History of Beijing - Qing Dynasty

Qing Dynasty

Dorgon preserved trappings of imperial power including the bureaucracy, rituals and palaces, and moved the Qing capital to Beijing. In so doing, he positioned the Qing as the political heir to the Ming and legitimate ruler of China. Above, Qing imperial procession at the Forbidden City depicted in an 18th century Jesuit painting.

On May 3, 1644, the Manchus seized Beijing in the name of freeing the city from the bandit Li Zicheng. Dorgon held a state funeral for Ming Emperor Chongzhen and reappointed many Ming officials. In October, he moved the boy emperor Shunzhi from the old capital Shenyang into the Forbidden City and made Beijing the new seat of the Qing Dynasty. In the following decades, the Manchus would conquer the rest of the country and ruled China for nearly three centuries from the city. During this era, Beijing was also known as Jingshi which corresponds with the Manchu name Gemun Hecen. The city’s population, which had fallen to 144,000 in 1644, rebounded to 539,000 in 1647 (the population of the surrounding area rose from 554,000 to 1.3 million).

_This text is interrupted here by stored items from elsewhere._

template <int G, bool TN, int AH = 2, int ES = 0>
__global__ __launch_bounds__(512) void gemm_bf16_v8_kernel(GemmP p) {
  drop_resolve(p.drop);
  extern __shared__ __attribute__((aligned(16))) bf16_t smem8[];
  const int tn = (p.N + BN4 - 1) / BN4, tm = (p.M + 128 * AH - 1) / (128 * AH);
  const int ntiles = tm * tn;
  int logical, z, ks;
  if constexpr (G == 2) {
    const int gx = gridDim.x, gy = gridDim.y, gz = gridDim.z;
    const int Wt = gx * gy * gz;
    const int L = (int)blockIdx.x + gx * ((int)blockIdx.y + gy * (int)blockIdx.z);
    const int q8w = Wt >> 3, r8w = Wt & 7, xw = L & 7;
    const int w = (xw < r8w ? xw * (q8w + 1) : r8w * (q8w + 1) + (xw - r8w) * q8w) + (L >> 3);
    const int ncombo = gx * gz;
    ks = w / ncombo;
    const int combo = w - ks * ncombo;
    z = combo / gx;
    logical = combo - z * gx;
  } else {
    const int bid = blockIdx.x;
    const int q8 = ntiles >> 3, r8 = ntiles & 7;
    const int xcd = bid & 7, idx = bid >> 3;
    logical = (xcd < r8 ? xcd * (q8 + 1) : r8 * (q8 + 1) + (xcd - r8) * q8) + idx;
    z = blockIdx.z;
    ks = blockIdx.y;
  }
  const int per_cb = tm * 8;
  const int cb = logical / per_cb, rem = logical - cb * per_cb;
  const int w8 = min(8, tn - cb * 8);
  const int tile_m = rem / w8, tile_n = cb * 8 + (rem - tile_m * w8);
  if (p.v8_delay > 0 && blockIdx.x < 256 && (blockIdx.x & 8)) {
    const unsigned long long t0 = wall_clock64();
    while (wall_clock64() - t0 < (unsigned long long)p.v8_delay) __builtin_amdgcn_s_sleep(16);
  }
  gemm_v8_body<G, TN, AH, ES>(p, smem8, tile_m, tile_n, ks, z);
}

__global__ __launch_bounds__(512) void gemm_bf16_grouped_tn8_kernel(GroupP g) {
  extern __shared__ __attribute__((aligned(16))) bf16_t smem8[];
  int pi = 0;
  const int tiles_total = g.tile_begin[g.n];
  const int W = tiles_total * g.splitk;
  const int L = (int)blockIdx.y * (int)gridDim.x + (int)blockIdx.x;
  const int q8w = W >> 3, r8w = W & 7, xw = L & 7;
  const int w = (xw < r8w ? xw * (q8w + 1) : r8w * (q8w + 1) + (xw - r8w) * q8w) + (L >> 3);
  while (pi + 1 < g.n && w >= g.splitk * g.tile_begin[pi + 1]) ++pi;
  const int ntile_p = g.tile_begin[pi + 1] - g.tile_begin[pi];
  const int rel = w - g.splitk * g.tile_begin[pi];
  const int exp_ks = rel / ntile_p, exp_tile = rel - exp_ks * ntile_p;
  GemmP p;
  p.A = g.A[pi]; p.B = g.B[pi]; p.C = g.C[pi];
  p.M = g.M[pi]; p.N = g.N[pi]; p.K = g.K;
  p.lda = g.lda[pi]; p.ldb = g.ldb[pi]; p.ldc = g.ldc[pi]; p.csc = 1;
  p.transA = 1; p.transB = 1; p.batch = 1; p.nb0 = 1;
  p.sA0 = p.sA1 = p.sB0 = p.sB1 = p.sC0 = p.sC1 = 0;
// ... 387 lines not shown
  }
  const int lane = threadIdx.x & 63, wave = threadIdx.x >> 6;
  const int q = lane & 31, lh = lane >> 5;
  const int rb = (wave >> 1) * 32, cb = (wave & 1) * 32;
  f32x16 acc;
#pragma unroll
  for (int r = 0; r < 16; ++r) acc[r] = 0.f;
  for (int k0 = k_begin; k0 < k_end; k0 += 16) {
#pragma unroll
    for (int i = 0; i < 4; ++i) {
      const int e = threadIdx.x + i * 256;
      int r, k;
      if (p.transA) { r = e & 63; k = e >> 6; } else { k = e & 15; r = e >> 4; }
      float v = 0.f;
      if (m0 + r < p.M && k0 + k < k_end) v = A[(long long)(m0 + r) * sar + (long long)(k0 + k) * sak];
      As[k][r] = v;
      if (p.transB) { r = e & 63; k = e >> 6; } else { k = e & 15; r = e >> 4; }
      v = 0.f;
      if (n0 + r < p.N && k0 + k < k_end) v = B[(long long)(n0 + r) * sbr + (long long)(k0 + k) * sbk];
      Bs[k][r] = v;
    }
    __syncthreads();
#pragma unroll
    for (int k = 0; k < 16; k += 2)
      acc = __builtin_amdgcn_mfma_f32_32x32x2f32(As[k + lh][rb + q], Bs[k + lh][cb + q], acc, 0, 0, 0);
    __syncthreads();
  }
#pragma unroll
  for (int r = 0; r < 16; ++r) {
    const int m = m0 + rb + (r & 3) + 8 * (r >> 2) + 4 * lh, n = n0 + cb + q;
    if (m < p.M && n < p.N) epilogue(p, z, coff, m, n, acc[r]);
  }
}

static int env_int(const char* name, int dflt) {
  const char* e = getenv(name);
  return (e && e[0]) ? atoi(e) : dflt;
}
static const struct { const char* env; int dflt; } g_knob[11] = {
    {nullptr, 0}, {nullptr, 0}, {nullptr, 0}, {"MI355X_F32_MFMA", 1}, {"MI355X_GEMM_V4", 1}, {"MI355X_GEMM_V5", 1}, {"MI355X_GEMM_V6", 0},
    {"MI355X_GEMM_V7", 1}, {"MI355X_GEMM_V8", 1}, {"MI355X_GEMM_V8_DELAY", 0}, {"MI355X_GEMM_V8_EPI", 1}};
static std::atomic<int> g_mode[11] = {{-1}, {-1}, {-1}, {-1}, {-1}, {-1}, {-1}, {-1}, {-1}, {-1}, {-1}};
static int mode_now(int key) {
  int v = g_mode[key].load(std::memory_order_relaxed);
  if (v < 0) {
    int expected = -1;
    g_mode[key].compare_exchange_strong(expected, env_int(g_knob[key].env, g_knob[key].dflt), std::memory_order_relaxed);
    v = g_mode[key].load(std::memory_order_relaxed);
  }
  return v;
}
static thread_local int g_last_path = 0;
extern "C" int mi355x_gemm_config(int key, int value) {
  if (key == 11) return g_last_path;
  if (key < 3 || key > 10) return -1;
  mode_now(key);
  return g_mode[key].exchange(value, std::memory_order_relaxed);
}

struct GemmModes {
  int k[11];
  int v2;
  int few_tiles;
};
static GemmModes gemm_modes_now() {
  static const int v2 = env_int("MI355X_GEMM_V2", 1) ? 1 : 0, few = env_int("MI355X_GEMM_FEW_TILES", 0);
  GemmModes m = {};
  for (int key = 3; key <= 10; ++key) m.k[key] = mode_now(key);
  m.v2 = v2; m.few_tiles = few;
  return m;
}

enum GemmKernel {
  GK_NONE = -1,
  GK_S_NT, GK_S_NN, GK_S_TN, GK_S_TT,
  GK_V2_NT, GK_V2_NT_REG, GK_V2_NN, GK_V2_TN,
  GK_V4_NT, GK_V4_NT_GA, GK_V4_NN, GK_V4_TN, GK_V4_TN_GB,
  GK_V6_0, GK_V6_1,
  GK_V8_NT, GK_V8_NT_GA, GK_V8_TN, GK_V8_TN_GB,
  GK_V8_ES0 = GK_V8_TN_GB, GK_V8_ES1, GK_V8_ES2, GK_V8_ES3, GK_V8_ES4,
  GK_V8_HALF,
  GK_V5_STORE, GK_V5_SWISH_DROP, GK_V5_RESID, GK_V5_DSWISH,
  GK_F32, GK_F32_MFMA,
  GK_COUNT
};
struct GemmPlan {
  int kernel;
  int gx, gy, gz, block, lds;
  int v8_delay;
  int path;
  int v5_ntiles, v5_tn;
};

static int cdiv(int a, int b) { return (a + b - 1) / b; }
static int splitk_norm(int nk, int want, int min_kt, int* ktiles_per_split) {
  int sk = want > 1 ? want : 1;
  if (sk > nk) sk = nk;
  *ktiles_per_split = cdiv(nk, sk);
  if (*ktiles_per_split < min_kt) *ktiles_per_split = min_kt;
  return cdiv(nk, *ktiles_per_split);
}
static double round_eff(long long blocks) { return (double)blocks / (double)(((blocks + 255) / 256) * 256); }
static bool cols_waste_ok(int N) { return (long long)cdiv(N, 256) * 256 * 8 <= (long long)N * 9; }
static bool fills_chip(long long blocks, int N, double eff_ref) {
  return blocks >= 224 && cols_waste_ok(N) && round_eff(blocks) >= 0.9 * eff_ref;
}
static bool off_ok(long long rows, long long ld, int bits) { return rows * ld < (1LL << bits); }
static bool dense_nt_whole(const GemmP& p) { return !p.transA && !p.transB && !p.g_on && !(p.K % BK); }

static int gemm_fill(const mi355x_gemm_desc* d, GemmP* out) {
  if (!d || !d->A || !d->B || !d->C || d->M <= 0 || d->N <= 0 || d->K <= 0) return MI_ERR_ARG;
  if (d->in_dtype != MI_DT_F32 && d->in_dtype != MI_DT_BF16) return MI_ERR_ARG;
  if ((d->transA && d->lda * 64 >= (1LL << 31)) || (d->transB && d->ldb * 64 >= (1LL << 31))) return MI_ERR_ARG;
  GemmP& p = *out;
  p.A = d->A; p.B = d->B; p.C = d->C;
  p.M = d->M; p.N = d->N; p.K = d->K;
  p.lda = d->lda; p.ldb = d->ldb; p.ldc = d->ldc; p.csc = d->c_col_stride > 0 ? d->c_col_stride : 1;
  p.transA = d->transA; p.transB = d->transB;
  p.batch = d->batch > 0 ? d->batch : 1; p.nb0 = d->nb0 > 0 ? d->nb0 : p.batch;
  p.sA0 = d->sA0; p.sA1 = d->sA1; p.sB0 = d->sB0; p.sB1 = d->sB1; p.sC0 = d->sC0; p.sC1 = d->sC1;
  p.bias = (const float*)d->bias; p.alpha = d->alpha;
  p.epi = d->epilogue; p.c_dt = d->c_dtype; p.atomic = d->atomic;
  p.swish_g = 0;
  if (p.epi == 6) { p.epi = EPI_SWISH_DROP; p.swish_g = 1; }
  else if (p.epi == 7) { p.epi = EPI_DSWISH; p.swish_g = 1; }
  p.aux_in = d->aux_in; p.auxin_dt = d->aux_in_dtype; p.aux_out = d->aux_out; p.auxout_dt = d->aux_out_dtype;
  p.ldaux = d->ldaux;
  p.drop = mi_drop(d->drop_key, d->drop_threshold, d->drop_scale);
  p.colsum_out = (float*)d->colsum_out; p.colsum_stride = d->colsum_stride;
  p.g_on = 0; p.r_on = 0; p.v8_delay = 0;
  if (d->gather) {
    const mi355x_conv_gather& g = *d->gather;
    if (d->in_dtype != MI_DT_BF16 || g.C <= 0 || (g.C & 7) || g.ntaps < 1 || g.ntaps > 9 || g.nI <= 0 || g.nJ <= 0 ||
        g.SI <= 0 || g.SJ <= 0 || (g.operand != 0 && g.operand != 1))
      return MI_ERR_ARG;
    if (g.operand == 0) {
      if (d->transA || p.batch != 1 || (g.C & 63) || d->K != g.ntaps * g.C || d->M % (g.nI * g.nJ) != 0) return MI_ERR_ARG;
    } else {
      const long long src_elems = (long long)(d->K / (g.nI * g.nJ)) * g.SI * g.SJ * g.C;
      if (src_elems >= (1LL << 31)) return MI_ERR_ARG;
      if (!d->transA || !d->transB || p.batch != g.ntaps || p.nb0 != p.batch || d->N != g.C || d->K % (g.nI * g.nJ) != 0 ||
          ((uintptr_t)d->B & 15))
        return MI_ERR_ARG;
    }
    p.g_on = 1 + g.operand; p.g_nI = g.nI; p.g_nJ = g.nJ; p.g_SI = g.SI; p.g_SJ = g.SJ; p.g_C = g.C; p.g_si = g.si; p.g_sj = g.sj;
    p.g_ntaps = g.ntaps;
    p.g_dip = 0ull; p.g_djp = 0ull;
    for (int t = 0; t < g.ntaps; ++t) {
      if (g.di[t] < -7 || g.di[t] > 7 || g.dj[t] < -7 || g.dj[t] > 7) return MI_ERR_ARG;
      p.g_dip |= (unsigned long long)(g.di[t] + 8) << (4 * t);
      p.g_djp |= (unsigned long long)(g.dj[t] + 8) << (4 * t);
    }
  }
  if (d->rowmap) {
    const mi355x_row_map& r = *d->rowmap;
    if (r.nI <= 0 || r.nJ <= 0 || r.OI <= 0 || r.OJ <= 0 || d->M % (r.nI * r.nJ) != 0 || p.batch != 1) return MI_ERR_ARG;
    p.r_on = 1; p.r_nI = r.nI; p.r_nJ = r.nJ; p.r_OI = r.OI; p.r_OJ = r.OJ; p.r_si = r.si; p.r_sj = r.sj; p.r_oi = r.oi;
    p.r_oj = r.oj;
  }
  p.row_len = (const long long*)d->row_len; p.rows_per_b = d->rows_per_b > 0 ? d->rows_per_b : 1;
  p.rows_inner = d->rows_inner > 0 ? d->rows_inner : 1;
  if (p.epi < EPI_STORE || p.epi > EPI_MUL_POS) return MI_ERR_ARG;
  if (p.atomic && p.c_dt != MI_DT_F32) return MI_ERR_ARG;
  if ((p.epi == EPI_RESID || p.epi == EPI_DSWISH || p.epi == EPI_MUL_POS) && !p.aux_in) return MI_ERR_ARG;
  if (p.epi == EPI_SWISH_DROP && !p.aux_out) return MI_ERR_ARG;
  if (p.epi == EPI_RELU_MASK && !p.row_len) return MI_ERR_ARG;
  if (p.colsum_out && (!p.transA || d->in_dtype != MI_DT_BF16 || p.nb0 != p.batch)) return MI_ERR_ARG;
  p.splitk = splitk_norm(cdiv(p.K, BK), d->splitk, 1, &p.ktiles_per_split);
  if (p.splitk > 1 && !p.atomic) return MI_ERR_ARG;
  {
    const int auxin_dt = p.epi == EPI_RESID ? MI_DT_F32 : p.auxin_dt;
    auto pitch8 = [](long long ld, int dt) { return dt == MI_DT_F32 ? !(ld & 3) : !(ld & 7); };
    bool base = p.csc == 1 && !((uintptr_t)p.C & 31) && !(p.sC0 & 7) && !(p.sC1 & 7);
    if (p.aux_in) base = base && !((uintptr_t)p.aux_in & 31);
    if (p.aux_out) base = base && !((uintptr_t)p.aux_out & 31);
    if (p.bias) base = base && !((uintptr_t)p.bias & 31);
    bool ok = base && pitch8(p.ldc, p.c_dt), ok4 = base && !(p.ldc & 3);
    if (p.aux_in) { ok = ok && pitch8(p.ldaux, auxin_dt); ok4 = ok4 && !(p.ldaux & 3); }
    if (p.aux_out) { ok = ok && pitch8(p.ldaux, p.auxout_dt); ok4 = ok4 && !(p.ldaux & 3); }
    p.vec_ok = (ok ? 1 : 0) | (ok4 ? 2 : 0);
#ifdef GEMM_ABLATE
    { const char* e = getenv("MI355X_GEMM_DBG"); if (e) p.vec_ok |= atoi(e) << 8; }
#endif
  }
  if (d->in_dtype != MI_DT_BF16) return MI_OK;
  if ((p.lda & 7) || (p.ldb & 7) || ((uintptr_t)p.A & 15) || ((uintptr_t)p.B & 15)) return MI_ERR_ARG;
  if ((p.sA0 & 7) || (p.sA1 & 7) || (p.sB0 & 7) || (p.sB1 & 7)) return MI_ERR_ARG;
  const int K8 = (p.K + 7) & ~7;
  if (!p.transA && !p.g_on && p.lda < K8) return MI_ERR_ARG;
  if (!p.transB && p.ldb < K8) return MI_ERR_ARG;
  if (p.transA && p.lda < ((p.M + 7) & ~7)) return MI_ERR_ARG;
  if (p.transB && p.g_on != 2 && p.ldb < ((p.N + 7) & ~7)) return MI_ERR_ARG;
  if (p.g_on && !(p.M >= 192 && p.N >= 96)) return MI_ERR_ARG;
  return MI_OK;
}

static GemmPlan gemm_plan(const GemmP& p, bool bf16, const GemmModes& m) {
  GemmPlan pl = {};
  auto launch = [&pl](int kernel, long long gx, int gy, int gz, int block, int lds) {
    pl.kernel = kernel; pl.gx = (int)gx; pl.gy = gy; pl.gz = gz; pl.block = block; pl.lds = lds;
    return pl;
  };
  const int sk = p.splitk, nk = cdiv(p.K, BK);
  if (!bf16) return launch(m.k[3] ? GK_F32_MFMA : GK_F32, cdiv(p.M, 64) * cdiv(p.N, 64), sk, p.batch, 256, 0);
  const bool nt = !p.transA && !p.transB, tnl = p.transA && p.transB;
  const int tm = cdiv(p.M, BM), tn = cdiv(p.N, BN), tm2 = cdiv(p.M, BM2), tn4 = cdiv(p.N, BN4);
  const long long per_tile = (long long)sk * p.batch;
  const long long blocks2 = (long long)tm2 * tn * per_tile, blocks4 = (long long)tm2 * tn4 * per_tile;
  const bool few_tiles = !p.g_on && !p.r_on && !p.atomic && blocks2 <= m.few_tiles && p.N <= 1024 && (long long)tm * tn * per_tile > blocks2;
  if (!(m.v2 && p.M >= 192 && p.N >= 96 && !(p.transA && !p.transB) && !few_tiles)) {
    if (p.g_on) return launch(GK_NONE, 0, 0, 0, 0, 0);
    return launch(p.transA ? (p.transB ? GK_S_TN : GK_S_TT) : (p.transB ? GK_S_NN : GK_S_NT), tm * tn, sk, p.batch, 256, 0);
  }
  const int nk_wg = sk > 1 ? p.ktiles_per_split : nk;
  const double eff2 = round_eff(blocks2);
  const bool fills = fills_chip(blocks4, p.N, eff2);
  const int v8_mode = m.k[8];
  bool v8_can = (nt || tnl) && nk_wg >= 2 && nk - (sk - 1) * nk_wg >= 2  && p.N > 128;
  if (nt) {
    v8_can = v8_can && p.g_on != 2 && !(p.K % BK) && off_ok(p.N, p.ldb, 31);
    if (p.g_on == 1)
      v8_can = v8_can && !(p.g_C % BK) && off_ok((long long)(p.M / (p.g_nI * p.g_nJ)) * p.g_SI * p.g_SJ, p.g_C, 31);
    else v8_can = v8_can && off_ok(p.M, p.lda, 31);
  } else if (tnl) {
    v8_can = v8_can && p.g_on != 1 && off_ok(64, p.lda, 30) && (p.g_on == 2 || off_ok(64, p.ldb, 30));
  }
  const bool v5_keeps = nt && !p.g_on && p.epi == EPI_STORE && p.N >= 1536 && nk >= 8 && nk <= 9 && !p.atomic && sk == 1 &&
                        !(p.N % BN) && m.k[5] && v8_mode != 4 && round_eff(blocks4) < 0.85;
  if (v8_can && nt && !p.g_on && !fills && fills_chip((long long)tm * tn4 * per_tile, p.N, eff2) &&
      ((v8_mode == 5 && nk >= 12) || (v8_mode == 2 && blocks4 < 224))) {
    pl.path = 810;
    return launch(GK_V8_HALF, tm * tn4, sk, p.batch, 512, 9 * V8_HALF_B);
  }
  if (v8_can && (v8_mode == 2 || (v8_mode >= 1 && fills && !v5_keeps && (nt || v8_mode == 3)))) {
    if (nt && blocks4 > 256 && nk <= 16) pl.v8_delay = m.k[9];
    int es = 0;
    if (m.k[10] && nt && !p.g_on && !p.r_on && !p.atomic && sk == 1 && p.csc == 1 && p.c_dt == MI_DT_BF16 && p.ldc < (1 << 24) &&
        p.ldaux < (1 << 24)) {
      if (p.epi == EPI_SWISH_DROP && p.swish_g && p.auxout_dt == MI_DT_BF16) es = p.drop.threshold ? V8_ES_SWISH_G_DROP : V8_ES_SWISH_G;
      else if (p.epi == EPI_DSWISH && p.swish_g && p.auxin_dt == MI_DT_BF16) es = V8_ES_DSWISH_G;
      else if (p.epi == EPI_STORE && !p.drop.threshold) es = V8_ES_STORE;
    }
    pl.path = 800 + es;
    const int generic = nt ? (p.g_on == 1 ? GK_V8_NT_GA : GK_V8_NT) : (p.g_on == 2 ? GK_V8_TN_GB : GK_V8_TN);
    return launch(es ? GK_V8_ES0 + es : generic, tm2 * tn4, sk, p.batch, 512, 2 * V8_BUF_B);
  }
  const int v5_mode = m.k[5];
  const bool v5_epi = (p.epi == EPI_STORE && (v5_mode == 2 || p.N >= 1536)) || (p.epi == EPI_SWISH_DROP && v5_mode == 2) ||
                      (p.epi == EPI_RESID && p.c_dt == MI_DT_F32) || (p.epi == EPI_DSWISH && p.auxin_dt == MI_DT_BF16);
  if (v5_mode && nt && !p.g_on && !p.r_on && !p.atomic && p.batch == 1 && sk == 1 && (p.vec_ok & 1) && !(p.N % BN) && nk >= 8 &&
      (nk <= 9 || v5_mode == 2) && tm2 * tn >= 256 && v5_epi && off_ok(p.M, p.lda, 31) && off_ok(p.N, p.ldb, 31) &&
      off_ok(p.M, p.ldc, 31) && off_ok(p.M, p.ldaux, 31)) {
    pl.v5_ntiles = tm2 * tn; pl.v5_tn = tn;
    return launch(GK_V5_STORE + p.epi, 256, 1, 1, 512, V5_LDS_BYTES);
  }
  if ((m.k[4] == 2 && p.N > 128) || (m.k[4] == 1 && fills)) {
    if (m.k[6] && dense_nt_whole(p) && sk == 1 && !(p.K % (2 * BK)) && p.K >= 4 * BK && off_ok(p.M, p.lda, 30) && off_ok(p.N, p.ldb, 30))
      return launch(m.k[6] == 2 ? GK_V6_0 : GK_V6_1, tm2 * tn4, 1, p.batch, 512, 2 * NT4_STAGE * 2);
    const int k4 = nt ? (p.g_on == 1 ? GK_V4_NT_GA : GK_V4_NT) : !p.transA ? GK_V4_NN : (p.g_on == 2 ? GK_V4_TN_GB : GK_V4_TN);
    return launch(k4, tm2 * tn4, sk, p.batch, 512, 2 * NT4_STAGE * 2);
  }
  const bool reg_ok = m.k[7] && dense_nt_whole(p) && nk_wg >= 4 && !(nk_wg & 1) && (sk == 1 || !(nk % nk_wg)) &&
                      off_ok(p.M, p.lda, 30) && off_ok(p.N, p.ldb, 30);
  return launch(nt ? (reg_ok ? GK_V2_NT_REG : GK_V2_NT) : !p.transA ? GK_V2_NN : GK_V2_TN, tm2 * tn, sk, p.batch, 512, 3 * NT2_STAGE * 2);
}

The Qing largely retained the physical configuration of Beijing inside the city walls. Each of the Eight Manchu Banners was assigned to guard and live near the eight gates of the Inner City. Outside the city, the Qing Court seized large tracts of land for Manchu noble estates. Northwest of the city, Qing emperors built several large palatial gardens. In 1684, Kangxi Emperor built the Shangchun Garden on the site of the Ming Dynasty's Qinghua (or Tsinghua) Garden. In the early 18th century, he began building the Yuanmingyuan, also known as the "Old Summer Palace", which the Qianlong Emperor expanded with European Baroque-style garden pavilions. In 1750, Qianlong built the Yiheyuan, commonly referred to as the "Summer Palace". The two summer palaces represent both the culmination of Qing imperial splendor and its decline. Both were ransacked and razed by invading Western powers in the late Qing.

Manchu rule of Beijing gave rise to the city's local dialect of Mandarin Chinese, which eventually became the official national language for the country. In the early Qing, Han officials serving in the imperial court were required to learn the Manchu language, but most Manchus eventually learned to speak Chinese. In 1728, the Yongzheng Emperor, who could not understand officials from southern China, decreed that all takers of the civil service examination must be able to speak Beijing Mandarin. Though the decree was eventually lifted under the Jiaqing Emperor, the Beijing dialect spread first among officials and then among commoners under subsequent regimes. Shortly after the founding of the Republic of China, the Commission on the Unification of Pronunciation made the Beijing dialect the national standard for spoken Chinese in 1913. After the capital was moved to Nanjing, National Languages Committee reaffirmed the Beijing dialect as the standard in 1932. The People's Republic of China followed suit in 1955.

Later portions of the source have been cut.